[Collected data entries]
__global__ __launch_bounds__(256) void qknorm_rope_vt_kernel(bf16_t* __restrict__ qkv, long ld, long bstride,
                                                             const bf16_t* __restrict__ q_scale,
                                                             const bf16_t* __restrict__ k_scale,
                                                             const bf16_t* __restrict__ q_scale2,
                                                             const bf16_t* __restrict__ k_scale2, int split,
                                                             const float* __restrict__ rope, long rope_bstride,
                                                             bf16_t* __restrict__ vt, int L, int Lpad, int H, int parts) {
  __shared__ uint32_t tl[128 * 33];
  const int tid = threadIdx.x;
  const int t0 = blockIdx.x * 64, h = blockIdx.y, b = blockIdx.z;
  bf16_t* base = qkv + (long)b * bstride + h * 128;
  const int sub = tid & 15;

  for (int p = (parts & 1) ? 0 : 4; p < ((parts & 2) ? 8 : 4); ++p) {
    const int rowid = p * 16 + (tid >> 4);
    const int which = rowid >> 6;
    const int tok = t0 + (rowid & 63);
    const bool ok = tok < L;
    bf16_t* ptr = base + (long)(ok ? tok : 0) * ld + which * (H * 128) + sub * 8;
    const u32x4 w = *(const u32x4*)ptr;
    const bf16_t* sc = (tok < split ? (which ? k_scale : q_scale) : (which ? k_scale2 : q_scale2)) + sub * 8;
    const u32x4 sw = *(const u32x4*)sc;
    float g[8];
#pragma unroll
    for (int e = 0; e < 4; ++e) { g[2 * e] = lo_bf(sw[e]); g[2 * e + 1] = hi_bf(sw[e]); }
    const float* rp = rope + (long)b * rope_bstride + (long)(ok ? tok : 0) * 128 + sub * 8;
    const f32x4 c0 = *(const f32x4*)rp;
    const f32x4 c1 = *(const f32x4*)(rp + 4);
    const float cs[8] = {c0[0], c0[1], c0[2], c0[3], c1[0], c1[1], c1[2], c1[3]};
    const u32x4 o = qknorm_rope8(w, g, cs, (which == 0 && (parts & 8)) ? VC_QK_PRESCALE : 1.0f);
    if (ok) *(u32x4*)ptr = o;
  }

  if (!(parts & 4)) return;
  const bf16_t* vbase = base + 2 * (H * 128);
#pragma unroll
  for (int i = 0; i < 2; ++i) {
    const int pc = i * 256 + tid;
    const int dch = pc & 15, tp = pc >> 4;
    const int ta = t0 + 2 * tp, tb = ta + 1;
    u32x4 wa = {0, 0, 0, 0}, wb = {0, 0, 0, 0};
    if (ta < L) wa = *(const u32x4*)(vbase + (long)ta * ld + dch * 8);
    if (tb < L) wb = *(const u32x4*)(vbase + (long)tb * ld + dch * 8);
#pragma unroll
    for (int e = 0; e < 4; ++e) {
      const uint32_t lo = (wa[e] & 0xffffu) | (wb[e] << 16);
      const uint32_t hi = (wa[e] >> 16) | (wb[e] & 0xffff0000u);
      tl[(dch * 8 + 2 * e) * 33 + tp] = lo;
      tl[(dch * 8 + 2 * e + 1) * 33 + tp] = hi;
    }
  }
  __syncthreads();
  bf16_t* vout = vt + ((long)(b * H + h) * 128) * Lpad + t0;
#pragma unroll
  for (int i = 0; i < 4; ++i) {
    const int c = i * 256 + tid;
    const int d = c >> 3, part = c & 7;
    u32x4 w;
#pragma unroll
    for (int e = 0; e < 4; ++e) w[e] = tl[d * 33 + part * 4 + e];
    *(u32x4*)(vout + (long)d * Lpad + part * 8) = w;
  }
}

* * *

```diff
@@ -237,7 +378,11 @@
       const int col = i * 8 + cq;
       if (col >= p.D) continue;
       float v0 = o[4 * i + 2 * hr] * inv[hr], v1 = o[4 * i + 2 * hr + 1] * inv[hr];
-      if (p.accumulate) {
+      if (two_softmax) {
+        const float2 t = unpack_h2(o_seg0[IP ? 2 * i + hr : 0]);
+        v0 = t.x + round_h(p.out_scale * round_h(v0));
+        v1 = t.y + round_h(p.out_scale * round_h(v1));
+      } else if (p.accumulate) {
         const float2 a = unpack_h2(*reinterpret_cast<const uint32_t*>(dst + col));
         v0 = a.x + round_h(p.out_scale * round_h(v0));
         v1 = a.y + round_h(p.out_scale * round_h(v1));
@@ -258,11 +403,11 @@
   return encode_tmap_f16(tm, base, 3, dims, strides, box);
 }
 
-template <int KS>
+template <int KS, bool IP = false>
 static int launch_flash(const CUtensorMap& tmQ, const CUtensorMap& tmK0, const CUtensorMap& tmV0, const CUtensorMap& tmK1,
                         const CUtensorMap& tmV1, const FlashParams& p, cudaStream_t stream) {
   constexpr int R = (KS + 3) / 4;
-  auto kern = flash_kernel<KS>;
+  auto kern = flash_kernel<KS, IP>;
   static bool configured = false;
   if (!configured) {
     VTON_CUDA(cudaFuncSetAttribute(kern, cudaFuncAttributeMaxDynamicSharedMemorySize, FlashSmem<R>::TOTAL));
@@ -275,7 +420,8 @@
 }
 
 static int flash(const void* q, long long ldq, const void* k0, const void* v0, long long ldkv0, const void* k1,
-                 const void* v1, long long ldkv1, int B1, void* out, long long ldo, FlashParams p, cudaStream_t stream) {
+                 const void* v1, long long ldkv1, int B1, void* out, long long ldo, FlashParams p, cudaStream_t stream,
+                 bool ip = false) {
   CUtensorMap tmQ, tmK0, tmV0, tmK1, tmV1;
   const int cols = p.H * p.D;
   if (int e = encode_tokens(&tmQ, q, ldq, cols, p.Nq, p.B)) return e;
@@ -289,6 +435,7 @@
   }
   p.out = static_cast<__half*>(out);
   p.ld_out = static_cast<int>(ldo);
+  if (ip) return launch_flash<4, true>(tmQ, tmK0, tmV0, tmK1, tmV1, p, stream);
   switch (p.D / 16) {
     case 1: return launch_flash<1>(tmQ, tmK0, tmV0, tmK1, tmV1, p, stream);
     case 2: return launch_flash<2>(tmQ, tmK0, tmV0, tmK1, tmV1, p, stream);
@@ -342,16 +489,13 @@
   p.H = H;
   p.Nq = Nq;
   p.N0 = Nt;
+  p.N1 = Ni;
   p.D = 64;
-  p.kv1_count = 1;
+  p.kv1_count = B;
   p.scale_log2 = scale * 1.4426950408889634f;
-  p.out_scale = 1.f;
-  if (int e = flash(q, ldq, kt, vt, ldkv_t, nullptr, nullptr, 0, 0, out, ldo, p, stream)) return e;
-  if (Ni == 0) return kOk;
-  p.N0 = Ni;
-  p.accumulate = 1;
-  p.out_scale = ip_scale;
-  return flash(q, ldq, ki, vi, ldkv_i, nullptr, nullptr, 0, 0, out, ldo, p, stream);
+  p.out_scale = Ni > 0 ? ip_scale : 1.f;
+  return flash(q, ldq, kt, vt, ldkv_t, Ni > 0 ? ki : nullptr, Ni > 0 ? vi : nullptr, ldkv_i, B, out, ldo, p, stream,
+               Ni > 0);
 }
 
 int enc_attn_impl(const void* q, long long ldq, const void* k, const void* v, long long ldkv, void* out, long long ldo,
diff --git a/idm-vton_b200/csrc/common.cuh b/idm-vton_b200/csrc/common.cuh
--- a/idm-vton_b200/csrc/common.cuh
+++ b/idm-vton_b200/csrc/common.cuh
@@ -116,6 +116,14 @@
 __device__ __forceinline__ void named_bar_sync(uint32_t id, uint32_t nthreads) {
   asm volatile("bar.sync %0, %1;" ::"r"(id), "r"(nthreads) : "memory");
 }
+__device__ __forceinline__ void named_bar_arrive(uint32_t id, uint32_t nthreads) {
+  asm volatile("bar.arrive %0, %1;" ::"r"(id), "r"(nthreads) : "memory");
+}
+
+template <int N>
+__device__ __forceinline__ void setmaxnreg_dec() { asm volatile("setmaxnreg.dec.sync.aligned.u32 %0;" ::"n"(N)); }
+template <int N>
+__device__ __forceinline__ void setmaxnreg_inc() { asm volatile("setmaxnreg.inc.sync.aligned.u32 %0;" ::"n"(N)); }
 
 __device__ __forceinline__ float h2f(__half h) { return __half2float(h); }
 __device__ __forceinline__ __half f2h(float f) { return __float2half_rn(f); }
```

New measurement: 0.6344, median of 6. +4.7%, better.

# WHAT TO WORK ON
All that is needed is the exact run of lines above from the line containing "const f32x4 c0 = *(const f32x4*)rp;" through the line containing "const u32x4 o", both of them included.

# EXPECTED ANSWER
    const f32x4 c0 = *(const f32x4*)rp;
    const f32x4 c1 = *(const f32x4*)(rp + 4);
    const float cs[8] = {c0[0], c0[1], c0[2], c0[3], c1[0], c1[1], c1[2], c1[3]};
    const u32x4 o = qknorm_rope8(w, g, cs, (which == 0 && (parts & 8)) ? VC_QK_PRESCALE : 1.0f);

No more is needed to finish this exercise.